I do tend to focus on companies with at least a ten year history of annual dividend increases. This helps me identify companies that have been through at least one full economic cycle. 

Over the past week, there were seven companies which managed to increase dividends and have a ten year track record of annual dividend increases under their belt. The companies include:


Cummins Inc. (CMI) designs, manufactures, distributes, and services diesel and natural gas engines, electric and hybrid powertrains, and related components worldwide. It operates through five segments: Engine, Distribution, Components, Power Systems, and New Power.

The company increased quarterly dividends by 7% to $1.68/share. Cummins has increased the quarterly common stock dividend to shareholders for 14 consecutive years.

Over the past decade, this company has managed to increase dividends at an annualized rate of 12.90%.

The stock sells for 12.67 times forward earnings and yields 2.65%. Check my analysis of Cummins for more information about the company.

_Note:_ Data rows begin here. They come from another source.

+        for (; c < w.c_full; c++) {
+            chunk_begin(c, whole_stage);
+            if (!wave_has_rows) continue;
+            const double *sb = lds + ((ring + c) & 1) * BUF;
+            half_steps(std::integral_constant<int, 0>{}, sb, c * DRAW_KC, std::integral_constant<int, 0>{});
+            if (c * DRAW_KC + 16 < kmax) half_steps(std::integral_constant<int, 0>{}, sb, c * DRAW_KC, std::integral_constant<int, 1>{});
+            DSTAMP(3);
+        }
+        static_for<NC / DRAW_KC>([&](auto jc) {
+            constexpr int J = decltype(jc)::value;
+            if (c >= nchunk) return;
+            chunk_begin(c, std::integral_constant<int, (J + 1 < QPW ? J + 1 : QPW)>{});
+            if (wave_has_rows) {
+                const double *sb = lds + ((ring + c) & 1) * BUF;
+                half_steps(std::integral_constant<int, 2 * J>{}, sb, c * DRAW_KC, std::integral_constant<int, 0>{});
+                if (c * DRAW_KC + 16 < kmax)
+                    half_steps(std::integral_constant<int, 2 * J + 1>{}, sb, c * DRAW_KC, std::integral_constant<int, 1>{});
+                DSTAMP(3);
+            }
+            c++;
+        });
+
+        ring = (ring + nchunk) & 1;
+        const int cur_lbase = w.lbase, cur_lend4 = (w.lend + 3) & ~3;
+        item = __builtin_amdgcn_readfirstlane(s_next[par]);
+        par ^= 1;
+        const bool have_next = item < nitems;
+        if (have_next) {
+            w = decode(item);
+            stage(w, 0, ring, whole_stage);
+        }
+        DSTAMP(4);
+
+        if (wave_has_rows) {
+            const double sc = 0.70710678118654752440;
+            double *cell[4];
+            bool m_ok[4];
+#pragma unroll
+            for (int r = 0; r < 4; r++) {
+                const int m = mw + (kq >> 1) + 2 * r;
+                const long idx = (long)m * (2 * lmax + 1 - m) / 2 + l;
+                m_ok[r] = m < lp1;
+                cell[r] = alm + ((size_t)idx * Gout + ((cur_lbase + (ri & ~3)) >> 2)) * 8 + 4 * (kq & 1) + (ri & 3);
+            }
+            const int ncol_lane = cur_lend4 - cur_lbase - (ri & ~3);
+#pragma unroll
+            for (int t = 0; t < NCT; t++) {
+                const bool col_ok = 16 * t < ncol_lane;
+#pragma unroll
+                for (int r = 0; r < 4; r++)
+                    if (col_ok && m_ok[r]) cell[r][32 * t] = acc[t][r] * sc;
+            }
+        }
+        DSTAMP(5);
+        if (!have_next) break;
+    }
+#if DRAW_STAMPS
+    if (lane == 0) {
+        for (int k = 0; k < 7; k++) atomicAdd(&g_draw_stamps[k], d_acc[k]);
+        atomicAdd(&g_draw_stamps[7], 1ull);
+    }
+#endif
+}
+
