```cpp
#ifndef DMT_SECTION_TIMING
// ... 119 lines not shown
  static_assert(!(F & kFeatVtxNormals) || !(F & ~(kFeatVtxNormals | kFeatBvh | kFeatEnv | kFeatTex)), "vertex normals: the plain, env-map and texture rows only");
  static_assert(!(F & kFeatMedium) || !(F & ~(kFeatMedium | kFeatMediumGrid | kFeatMediumSpectrum | kFeatBvh | kFeatEnv)), "medium: the plain and env-map rows only");
  static_assert(!(F & kFeatMediumGrid) || ((F & kFeatMedium) && !(F & ~(kFeatMediumGrid | kFeatMediumSpectrum | kFeatMedium | kFeatBvh | kFeatEnv))), "medium grid: with the medium, on the plain and env-map rows only");
  static_assert(!(F & kFeatMediumSpectrum) || ((F & kFeatMedium) && !(F & ~(kFeatMediumSpectrum | kFeatMediumGrid | kFeatMedium | kFeatBvh | kFeatEnv))), "medium spectrum: with the medium, on the plain and env-map rows only");
  SceneView const sc = load_scene(k);
  int const maxDepth = kargs(k)->maxDepth;
  if constexpr (F & kFeatMedium) {
    int const mv = medium_vertex<F>(k, st, sc, bestTri, bu, bv);
    if (mv != MV_THROUGH) return mv == MV_ENDED;
  }
  if constexpr (F & kFeatEnv) {
    if (bestTri < 0) {
      EnvView const env = load_env(k);
      float pdfLight = 0.f;
      f3 const Le = env_eval_dir(env, ray_dir(st), pdfLight);
      if (st.depth == 0 || st.lastSpecular)
        st.L = st.L + st.beta * Le;
      else
        st.L = st.L + st.beta * (st.lastPdf / (st.lastPdf + pdfLight)) * Le;
      return true;
    }
  }
  if (bestTri < 0) {
    if (sc.infLightCount > 0) {
      uint32_t const li = pick_index(st.rng.get1D(), sc.infLightCount);
      Rec32 const light = sc.infLights[li];
      float const pmf = 1.f / float(sc.infLightCount);
      if (light_type(light) == LT_ENV) st.L = st.L + st.beta * light_intensity(light) / pmf;
    }
    sect_mark(4);
    return true;
  }
  f3 const rd = ray_dir(st);
  Hit const hit = shade_hit<F>(k, sc, bestTri, bu, bv, rd);
  uint32_t nAll = sc.lightCount;
  if constexpr (F & kFeatArea) {
    KArgs const ka = kargs(k);
    nAll += ka->areaCount;
    uint32_t const ai = ka->areaOf[bestTri];
    if (ai != 0xFFFFFFFFu) {
      f3 const o = mk3(st.rp.ox.x, st.rp.oy.x, st.rp.oz.x);
      float const pl = area_pdf(sc.post[bestTri], rd, dot(hit.pos - o, rd));
      if (pl > 0.f) {
        f3 const Le = mk3(ka->areaLe[3 * ai], ka->areaLe[3 * ai + 1], ka->areaLe[3 * ai + 2]);
        if (st.depth == 0 || st.lastSpecular) {
          st.L = st.L + st.beta * Le;
        } else {
          float const a = st.lastPdf, b = pl * ((F & kFeatEnv) ? 0.5f : 1.f) / float(nAll);
          st.L = st.L + st.beta * Le * ((a * a) / (a * a + b * b));
        }
      }
    }
  }
  sect_mark(4);
  if (st.depth >= maxDepth) return true;

  f3 const wo = -rd;
  Rec32 rec = sc.bsdfs[hit.matId];
  f3 ns = hit.normal;
  if constexpr (F & kFeatVtxNormals) ns = shading_normal_at(k, bestTri, bu, bv, hit.normal);
  Rec32 rec2{};
  float mix = 0.f;
  bool blend = false;
  constexpr bool FILT = (F & kFeatTexFilter) != 0;
  TexDiff td{0.f, 0.f, 0.f, 0.f};
  if constexpr (FILT) {
    if (st.depth == 0) td = tex_footprint(k, bestTri, hit.pos, hit.normal);
  }
  if constexpr (F & kFeatBlend) {
    if (hi16(rec.w[1]) == BS_GGX_BLEND) {
      mix = blend_metallic<FILT>(k, rec, hit.matId, bestTri, bu, bv, td);
      rec.w[1] = (rec.w[1] & 0x0000FFFFu) | (uint32_t(BS_GGX_DIEL) << 16);
      rec2 = sc.bsdfs[hit.matId + 1u];
      if (mix >= 1.f) rec = rec2;
      else blend = mix > 0.f;
    }
  }
  if constexpr (F & (kFeatTex | kFeatBlend)) {
    if (!(F & kFeatBlend) || kargs(k)->matTex != nullptr) {
      ns = apply_material_textures<FILT>(k, rec, hit.matId, bestTri, bu, bv, ns, td);
      if (blend) (void)apply_material_textures<FILT>(k, rec2, hit.matId + 1u, bestTri, bu, bv, hit.normal, td);
    }
  }
#if DMT_SECTION_TIMING
  {
    bool const ggx = hi16(rec.w[1]) != BS_OREN;
    unsigned long long const all = __ballot(1), mg = __ballot(ggx);
    if (int(__ffsll((long long)all)) - 1 == int(threadIdx.x & 63u)) {
      unsigned long long* const acc = s_sectAcc[threadIdx.x >> 6];
      acc[11] += mg ? 1u : 0u, acc[12] += uint32_t(__popcll(mg)), acc[13] += 1u, acc[14] += uint32_t(__popcll(all));
    }
// ... 84 lines not shown
        f3 C;
        if (ls.delta) {
          C = st.beta * Le * f / pmf;
        } else {
          float const w = sqr(pmf * ls.pdf) / sqr(pmf * ls.pdf + bsdfPdf);
          C = Le * f * st.beta * w;
        }
        if (pending) {
          bool occ;
          if constexpr (F & kFeatBvh) {
            occ = bvh_any(load_bvh(k), true, pendO, pendD, pendMax, blockIdx.x * blockDim.x + threadIdx.x);
          } else {
            PathState tmp = st;
            set_shadow_ray(tmp, pendO, pendD);
            tmp.smax = pendMax;
            int bt;
            float tu, tvv;
            trace_pair_brute<false>(k, tmp, false, true, bt, tu, tvv, occ);
          }
          if (!occ) st.L = st.L + pendC;
        }
        pending = true, pendC = C, pendMax = ls.distance;
        pendO = offset_ray_origin(hit.pos, hit.error, hit.normal, ls.direction), pendD = ls.direction;
      }
      if (pending) {
        put_C(pendC);
        set_shadow_ray(st, pendO, pendD);
        st.smax = pendMax;
        st.hasShadow = true;
      }
    }
  }
  if (!envNee && !areaNee && !treeNee && sc.lightCount > 0) {
    uint32_t li = 0;
    float pmf = 0.f;
    bool picked = true;
    if constexpr (F & kFeatLightTree) {
      float treePmf = 0.f;
      int const sel = lt_select(kargs(k)->lightTree, hit.pos.x, hit.pos.y, hit.pos.z, hit.normal.x, hit.normal.y, hit.normal.z, uLight, treePmf);
      picked = sel >= 0;
      li = picked ? uint32_t(sel) : 0u;
      pmf = ((F & kFeatEnv) ? 0.5f : 1.f) * treePmf;
    } else {
      li = pick_index(uLight, (F & kFeatArea) ? nAll : sc.lightCount);
      pmf = ((F & kFeatEnv) ? 0.5f : 1.f) / float((F & kFeatArea) ? nAll : sc.lightCount);
    }
    Rec32 const light = sc.lights[li];
    LightSample const ls = sample_light(light, hit.pos, uLight2, st.lastT, hit.normal);
    sect_mark(6);
    if (picked && ls.valid()) {
      float bsdfPdf = 0.f;
      f3 const f = eval_material(ls.direction, bsdfPdf);
      if (!is_zero(f)) {
        f3 const Le = eval_light(light, ls);
        if (ls.delta) {
          put_C(st.beta * Le * f / pmf);
        } else {
          float const w = sqr(pmf * ls.pdf) / sqr(pmf * ls.pdf + bsdfPdf);
          put_C(Le * f * st.beta * w);
        }
        set_shadow_ray(st, offset_ray_origin(hit.pos, hit.error, hit.normal, ls.direction), ls.direction);
        st.smax = ls.distance;
        st.hasShadow = true;
      }
    }
  }

  if constexpr (F & kFeatMedium) {
    if (st.hasShadow) medium_attenuate_pending<F>(k, st);
  }
  sect_mark(7);
  f2 const u2 = st.rng.get2D();
  float const uc = st.rng.get1D();
  BsdfSample bs = sample_bsdf(b, wo, ns, hit.normal, u2, uc);
  if constexpr (F & kFeatBlend) {
    if (blend) {
      BsdfSample sC = sample_bsdf(b2, wo, ns, hit.normal, u2, uc);
      sC.f = bs.f * (1.f - mix) + sC.f * mix;
      sC.pdf = blend_pdf(bs.pdf, sC.pdf);
      sC.eta = 1.f;
      bs = sC;
    }
  }
  sect_mark(8);
  if (!bs.valid()) return true;
  st.lastT = bs.refract;
  if constexpr (F & (kFeatEnv | kFeatArea)) st.lastPdf = bs.pdf, st.lastSpecular = bs.delta;
  set_ray(st, offset_ray_origin(hit.pos, hit.error, hit.normal, bs.wi), bs.wi);
  st.beta = st.beta * (bs.f * fabsf(dot(bs.wi, hit.normal)) / bs.pdf);
  float const rrBeta = max3(st.beta * bs.eta);
  if (rrBeta < 1 && st.depth > 1) {
    float const q = fmaxf(0.f, 1.f - rrBeta);
    if (st.rng.get1D() < q) return true;
    st.beta = st.beta / (1 - q);
  }
  ++st.depth;
  sect_mark(9);
// ... 1358 lines not shown
  if (device_ordinal < 0 || device_ordinal >= count) {
    g_createError = "device ordinal out of range";
    return DMT_ERR_INVALID;
  }
  std::unique_ptr<dmt_ctx> ctx(new (std::nothrow) dmt_ctx());
  if (!ctx) return DMT_ERR_INVALID;
  ctx->device = device_ordinal;
  hipError_t e = hipSetDevice(device_ordinal);
  if (e == hipSuccess) e = hipStreamCreateWithFlags(&ctx->ownStream, hipStreamNonBlocking);
  hipDeviceProp_t prop{};
  if (e == hipSuccess) e = hipGetDeviceProperties(&prop, device_ordinal);
  if (e == hipSuccess) e = ctx->launch.allocate();
  int bpcBvh = 0;
  if (e == hipSuccess)
    e = hipOccupancyMaxActiveBlocksPerMultiprocessor(&bpcBvh, reinterpret_cast<void const*>(k_megakernel_bvh), 256, 0);
  if (e != hipSuccess) {
    g_createError = std::string("dmt_ctx_create: ") + hipGetErrorString(e);
    if (ctx->ownStream) (void)hipStreamDestroy(ctx->ownStream);
    return DMT_ERR_HIP;
  }
  ctx->stream = ctx->ownStream;
  ctx->launch.cuCount = prop.multiProcessorCount;
  ctx->ac.blocksPerCUBvh = bpcBvh > 0 ? bpcBvh : 1;
  ctx->launch.fromEnv();
  if (char const* e5 = std::getenv("DMT_BVH_SHADE_THRESHOLD")) {
    int const v = std::atoi(e5);
    ctx->ac.shadeThresholdEnv = v < 1 ? 0 : (v > 64 ? 64 : v);
  }
  if (char const* e6 = std::getenv("DMT_BRUTE_CULL")) {
    int const v = std::atoi(e6);
    ctx->bruteCull = v == 0 ? 0 : v == 1 ? 1 : 2;
  }
  if (char const* e7 = std::getenv("DMT_TRI_KIND_INLINE")) ctx->surf.kind.allowInline = std::atoi(e7) != 0;
  *out = ctx.release();
  return DMT_OK;
}

int dmt_ctx_destroy(dmt_ctx* ctx) {
  if (!ctx) return DMT_ERR_INVALID;
  (void)hipSetDevice(ctx->device);
  (void)hipStreamSynchronize(ctx->stream);
  for (auto& ev : ctx->launch.timing.events) {
    (void)hipEventDestroy(ev.first);
    (void)hipEventDestroy(ev.second);
  }
  if (ctx->ownStream) (void)hipStreamDestroy(ctx->ownStream);
  delete ctx;
  return DMT_OK;
}

const char* dmt_last_error(const dmt_ctx* ctx) { return ctx ? ctx->err.c_str() : g_createError.c_str(); }

int dmt_upload_triangles(dmt_ctx* ctx, const float* xs, const float* ys, const float* zs,
                         const uint32_t* mat_id, size_t count) {
  if (!ctx) return DMT_ERR_INVALID;
  if ((count && (!xs || !ys || !zs || !mat_id)) || count > 0x7FFFFFFFu)
    return fail(ctx, DMT_ERR_INVALID, "dmt_upload_triangles: null array or count out of range");
  HIP_TRY(ctx, hipSetDevice(ctx->device));
  std::vector<TriIsect> a;
  std::vector<TriPost> b;
  packSoup(xs, ys, zs, mat_id, count, a, b);
  uint32_t maxMat = 0;
  for (size_t i = 0; i < count; ++i)
    if (mat_id[i] > maxMat) maxMat = mat_id[i];
  DevBuf<TriIsect> tris;
  DevBuf<TriPost> post;
// ... 434 lines not shown
```

### cuda-optix-pathtracing_amd/csrc/surface_host.hpp

```cpp
#pragma once

namespace {

int buildMipChain(uint8_t const* rgba, int w, int h, std::vector<uint32_t>& out) {
  int levels = 0;
  for (int a = w, b = h; a > 0 || b > 0; a >>= 1, b >>= 1) ++levels;
  out.clear();
  std::vector<uint8_t> prev(rgba, rgba + 4 * size_t(w) * size_t(h)), cur;
  int pw = w, ph = h;
  for (int l = 1; l < levels; ++l) {
    int const cw = std::max(1, w >> l), ch = std::max(1, h >> l);
    cur.assign(4 * size_t(cw) * size_t(ch), 0);
    for (int v = 0; v < ch; ++v)
      for (int u = 0; u < cw; ++u) {
        bool const x1 = 2 * u + 1 < pw, y1 = 2 * v + 1 < ph;
        float const scale = (x1 && y1) ? 0.25f : (x1 || y1) ? 0.5f : 1.f;
        uint32_t word = 0;
        for (int c = 0; c < 4; ++c) {
          auto at = [&](int x, int y) { return float(prev[4 * (size_t(y) * size_t(pw) + size_t(x)) + size_t(c)]) / 255.f; };
          float sum = at(2 * u, 2 * v);
          if (x1) sum += at(2 * u + 1, 2 * v);
          if (y1) sum += at(2 * u, 2 * v + 1);
          if (x1 && y1) sum += at(2 * u + 1, 2 * v + 1);
          float const t = scale * sum * 255.f;
// ... 101 lines not shown
  HIP_TRY(ctx, hipSetDevice(ctx->device));
  HIP_TRY(ctx, hipStreamSynchronize(ctx->stream));
  SurfaceState::Emissive& area = ctx->surf.area = SurfaceState::Emissive{};
  if (count == 0 || !ctx->haveTris) return DMT_OK;
  std::vector<uint32_t> of(ctx->triCount, 0xFFFFFFFFu);
  for (uint32_t k = 0; k < count; ++k) {
    if (triangle_index[k] >= ctx->triCount) return fail(ctx, DMT_ERR_INVALID, "area light refers to a triangle outside the uploaded soup");
    of[triangle_index[k]] = k;
  }
  HIP_TRY(ctx, area.of.assign(of.data(), of.size()));
  HIP_TRY(ctx, area.tri.assign(triangle_index, count));
  HIP_TRY(ctx, area.le.assign(radiance_rgb, 3 * size_t(count)));
  area.count = count;
  return DMT_OK;
}

int dmt_tri_kind_bits(dmt_ctx* ctx, uint32_t* out, uint64_t words) {
  if (!ctx) return DMT_ERR_INVALID;
  SurfaceState::Kind const& kind = ctx->surf.kind;
  size_t const n = kind.words.size();
  if (words < n || (n && !out)) return fail(ctx, DMT_ERR_INVALID, "dmt_tri_kind_bits: room for (triangles + 31) / 32 words is needed");
  if (n == 0) return DMT_OK;
  if (kind.bits.get()) {
    HIP_TRY(ctx, hipSetDevice(ctx->device));
    HIP_TRY(ctx, hipMemcpy(out, kind.bits.get(), n * sizeof(uint32_t), hipMemcpyDeviceToHost));
  } else {
    RenderParams P{};
    ctx->surf.fill(P);
    for (size_t w = 0; w < n; ++w) out[w] = w < 2 ? P.triKindInline[w] : 0u;
  }
  return DMT_OK;
}
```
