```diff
@@ -439,6 +442,7 @@
                 acc = __builtin_amdgcn_mfma_f32_32x32x2f32(s4_.y, q[ch].y, acc, 0, 0, 0);                  \
                 acc = __builtin_amdgcn_mfma_f32_32x32x2f32(s4_.z, q[ch].z, acc, 0, 0, 0);                  \
                 acc = __builtin_amdgcn_mfma_f32_32x32x2f32(s4_.w, q[ch].w, acc, 0, 0, 0);                  \
+                FILL(ch)                                                                                   \
                 __builtin_amdgcn_sched_barrier(0);                                                         \
             }                                                                                              \
         }                                                                                                  \
@@ -449,8 +453,10 @@
 #define CSS_ATT_RING_WRITE(acc, rt)                                                          \
     {                                                                                        \
         const int slot_ = (((rt) % 3) + 3) % 3;                                              \
-        _Pragma("unroll") for (int r = 0; r < 16; ++r)                                       \
+        _Pragma("unroll") for (int r = 0; r < 16; ++r) {                                     \
             lds[c * LDR + slot_ * 32 + (r & 3) + 8 * (r >> 2) + 4 * h] = acc[r];             \
+            if (slot_ == 0) lds[c * LDR + 96 + (r & 3) + 8 * (r >> 2) + 4 * h] = acc[r];     \
+        }                                                                                    \
     }
     CSS_ATT_LOAD_STEP(tb[0], 0)
     if constexpr (NTB > 2) { CSS_ATT_LOAD_STEP(tb[1], 1) }
@@ -461,51 +467,68 @@
         CSS_ATT_STEP(acc)
         CSS_ATT_RING_WRITE(acc, rt)
     }
+    if constexpr (NJT == 1) {
+#pragma unroll
+        for (int r = 0; r < 16; ++r) lds[c * LDR + 64 + (r & 3) + 8 * (r >> 2) + 4 * h] = 0.f;
+    }
     float mx = -INFINITY;
-    const int base_c = c + (T - 1) - 4 * h;
-    const int m0 = base_c >= 0 ? base_c % 96 : 0;
-    const float* ringc = lds + c * LDR;
+    auto wrap96 = [](int t) { return (int)min((unsigned)t, (unsigned)t + 96u); };
+    const int m0 = wrap96(wrap96(c - 4 * h + (T - 1) % 96) - 96);
+    const int s0 = wrap96(m0 - 27), s1 = wrap96(s0 - 32), s2 = wrap96(s1 - 32);
+    const int klim = T - 32 * (NJT - 1) - 4 * h;
+    const float* const ringc = lds + c * LDR;
+    const float* const ring3[3] = {ringc + s0, ringc + s1, ringc + s2};
+    float bp[16];
+#define CSS_ATT_RING_READ(jt_)                                                                             \
+    _Pragma("unroll") for (int r = 0; r < 16; ++r) bp[r] = ring3[(jt_) % 3][27 - ((r & 3) + 8 * (r >> 2))];
+#define CSS_ATT_CONSUME(jt_, r_)                                                                           \
+    {                                                                                                      \
+        float sc_ = S[jt_][r_] + bp[r_];                                                                   \
+        if ((jt_) == NJT - 1) sc_ = ((r_) & 3) + 8 * ((r_) >> 2) < klim ? sc_ : -INFINITY;                 \
+        S[jt_][r_] = sc_;                                                                                  \
+        mx = fmaxf(mx, sc_);                                                                               \
+    }
+    constexpr int NPG = QKS ? 4 : 2;
+#define CSS_ATT_CONSUME_PREV(g_) _Pragma("unroll") for (int e_ = 0; e_ < NPG; ++e_) CSS_ATT_CONSUME(jt - 1, NPG * (g_) + e_)
+#define CSS_ATT_CONSUME_THIS(g_) _Pragma("unroll") for (int e_ = 0; e_ < NPG; ++e_) CSS_ATT_CONSUME(jt, NPG * (g_) + e_)
 #pragma unroll
     for (int jt = 0; jt < NJT; ++jt) {
         const int rt_new = RT0 - 3 - jt;
-        CSS_ATT_STEP(S[jt])
-#pragma unroll
-        for (int r = 0; r < 16; ++r) {
-            const int K = jt * 32 + (r & 3) + 8 * (r >> 2);
-            float bpos, sc;
-            if (jt < NJT - 1) {
-                const unsigned t = (unsigned)(m0 - K % 96);
-                bpos = ringc[min(t, t + 96u)];
-                sc = S[jt][r] + bpos;
-            } else {
-                const int rr = max(base_c - K, 0);
-                bpos = ringc[((rr >> 5) % 3) * 32 + (rr & 31)];
-                sc = S[jt][r] + bpos;
-                sc = K + 4 * h < T ? sc : -INFINITY;
-            }
-            S[jt][r] = sc;
-            mx = fmaxf(mx, sc);
-        }
+        if (jt >= 1 && rt_new + 1 < 0) {
+            CSS_ATT_STEP_FILL(S[jt], CSS_ATT_CONSUME_PREV)
+        } else {
+            CSS_ATT_STEP(S[jt])
+        }
+        CSS_ATT_RING_READ(jt)
         if (rt_new >= 0) {
             f32x16 acc;
-            CSS_ATT_STEP(acc)
+            CSS_ATT_STEP_FILL(acc, CSS_ATT_CONSUME_THIS)
             CSS_ATT_RING_WRITE(acc, rt_new)
-        }
-    }
+        } else if (jt == NJT - 1) {
+#pragma unroll
+            for (int r = 0; r < 16; ++r) CSS_ATT_CONSUME(jt, r)
+        }
+    }
+#undef CSS_ATT_RING_READ
+#undef CSS_ATT_CONSUME_PREV
+#undef CSS_ATT_CONSUME_THIS
+#undef CSS_ATT_CONSUME
     mx = fmaxf(mx, __shfl_xor(mx, 32));
     const float c1 = 0.125f * 1.44269504088896341f, mc = mx * c1;
-    float sum = 0.f;
-#pragma unroll
-    for (int jt = 0; jt < NJT; ++jt) {
-#pragma unroll
-        for (int r = 0; r < 16; ++r) {
-            const float p = __builtin_amdgcn_exp2f(fmaf(S[jt][r], c1, -mc));
-            S[jt][r] = p;
-            sum += p;
-        }
-    }
-    sum += __shfl_xor(sum, 32);
-    const float inv = 1.0f / sum;
+    float sum = 0.f, inv = 0.f;
+#define CSS_ATT_PROB(jt_, r_)                                                          \
+    {                                                                                  \
+        const float p_ = __builtin_amdgcn_exp2f(fmaf(S[jt_][r_], c1, -mc));            \
+        S[jt_][r_] = p_;                                                               \
+        sum += p_;                                                                     \
+    }
+#define CSS_ATT_CLOSE_SUM()                                                            \
+    {                                                                                  \
+        sum += __shfl_xor(sum, 32);                                                    \
+        inv = 1.0f / sum;                                                              \
+    }
+#pragma unroll
+    for (int r = 0; r < 16; ++r) CSS_ATT_PROB(0, r)
     __builtin_amdgcn_fence(__ATOMIC_RELEASE, "wavefront");
     __builtin_amdgcn_wave_barrier();
 
@@ -573,6 +596,12 @@
                         cor1 = __builtin_amdgcn_mfma_f32_32x32x16_f16(vh, pl[kk], cor1, 0, 0, 0);
                         cor1 = __builtin_amdgcn_mfma_f32_32x32x16_f16(vl, ph[kk], cor1, 0, 0, 0);
                     }
+                    if (jt + 1 < NJT) {
+#pragma unroll
+                        for (int e = 0; e < 4; ++e) CSS_ATT_PROB(jt + 1, 4 * (2 * dt + kk) + e)
+                    } else if (dt == 0 && kk == 0) {
+                        CSS_ATT_CLOSE_SUM()
+                    }
                 }
             }
         }
@@ -604,6 +633,8 @@
             if (jt + 1 < NJT) vb2[(jt + 1) & 1][r] = CSS_ATT_LOADV(jt + 1, r);
             oe = __builtin_amdgcn_mfma_f32_32x32x2f32(vb2[jt & 1][r].x, S[jt][r], oe, 0, 0, 0);
             oo = __builtin_amdgcn_mfma_f32_32x32x2f32(vb2[jt & 1][r].y, S[jt][r], oo, 0, 0, 0);
+            if (jt + 1 < NJT) CSS_ATT_PROB(jt + 1, r)
+            else if (r == 0) CSS_ATT_CLOSE_SUM()
             __builtin_amdgcn_sched_barrier(0);
         }
     }
@@ -615,6 +646,8 @@
     }
 #undef CSS_ATT_LOADV
     }
+#undef CSS_ATT_PROB
+#undef CSS_ATT_CLOSE_SUM
     __builtin_amdgcn_fence(__ATOMIC_RELEASE, "wavefront");
     __builtin_amdgcn_wave_barrier();
     {
```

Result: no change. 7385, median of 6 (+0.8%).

Duke Energy Corporation (DUK) operates as an energy company in the United States. It operates through two segments, Electric Utilities and Infrastructure (EU&I) and Gas Utilities and Infrastructure (GU&I).

The company increased quarterly dividends by 2% to $1.025/share. This is the 19th consecutive annual dividend increase for this dividend achiever. Over the past decade, this company has managed to increase dividends at an annualized rate of 2.80%.

The stock sells for 16.57 times forward earnings and has a dividend yield of 4.40%.


Enterprise Products Partners L.P. (EPD) provides midstream energy services to producers and consumers of natural gas, natural gas liquids (NGLs), crude oil, petrochemicals, and refined products. The company operates through four segments: NGL Pipelines & Services, Crude Oil Pipelines & Services.

The partnership hiked quarterly distributions by 2% to $0.50/share. This year marks the partnership’s 25th consecutive year of distribution growth for this newly minted dividend champion. Over the past decade, this company has managed to increase distributions at an annualized rate of 4%.

Enterprise Products Partners yields 7.57%.


The J. M. Smucker Company (SJM) manufactures and markets branded food and beverage products worldwide. It operates in three segments: U.S. Retail Pet Foods, U.S. Retail Coffee, and U.S. Retail Consumer Foods. 

The company increased quarterly dividends by 3.90% to $1.06/share. This is the 26th consecutive year of annual dividend increases for this dividend champion.

Over the past decade, this company has managed to increase dividends at an annualized rate of 7.20%.

The stock sells for 15.70 times forward earnings and has a dividend yield of 2.86%.


Marsh & McLennan Companies, Inc. (MMC) a professional services company, provides advice and solutions to clients in the areas of risk, strategy, and people worldwide. It operates in two segments, Risk and Insurance Services, and Consulting.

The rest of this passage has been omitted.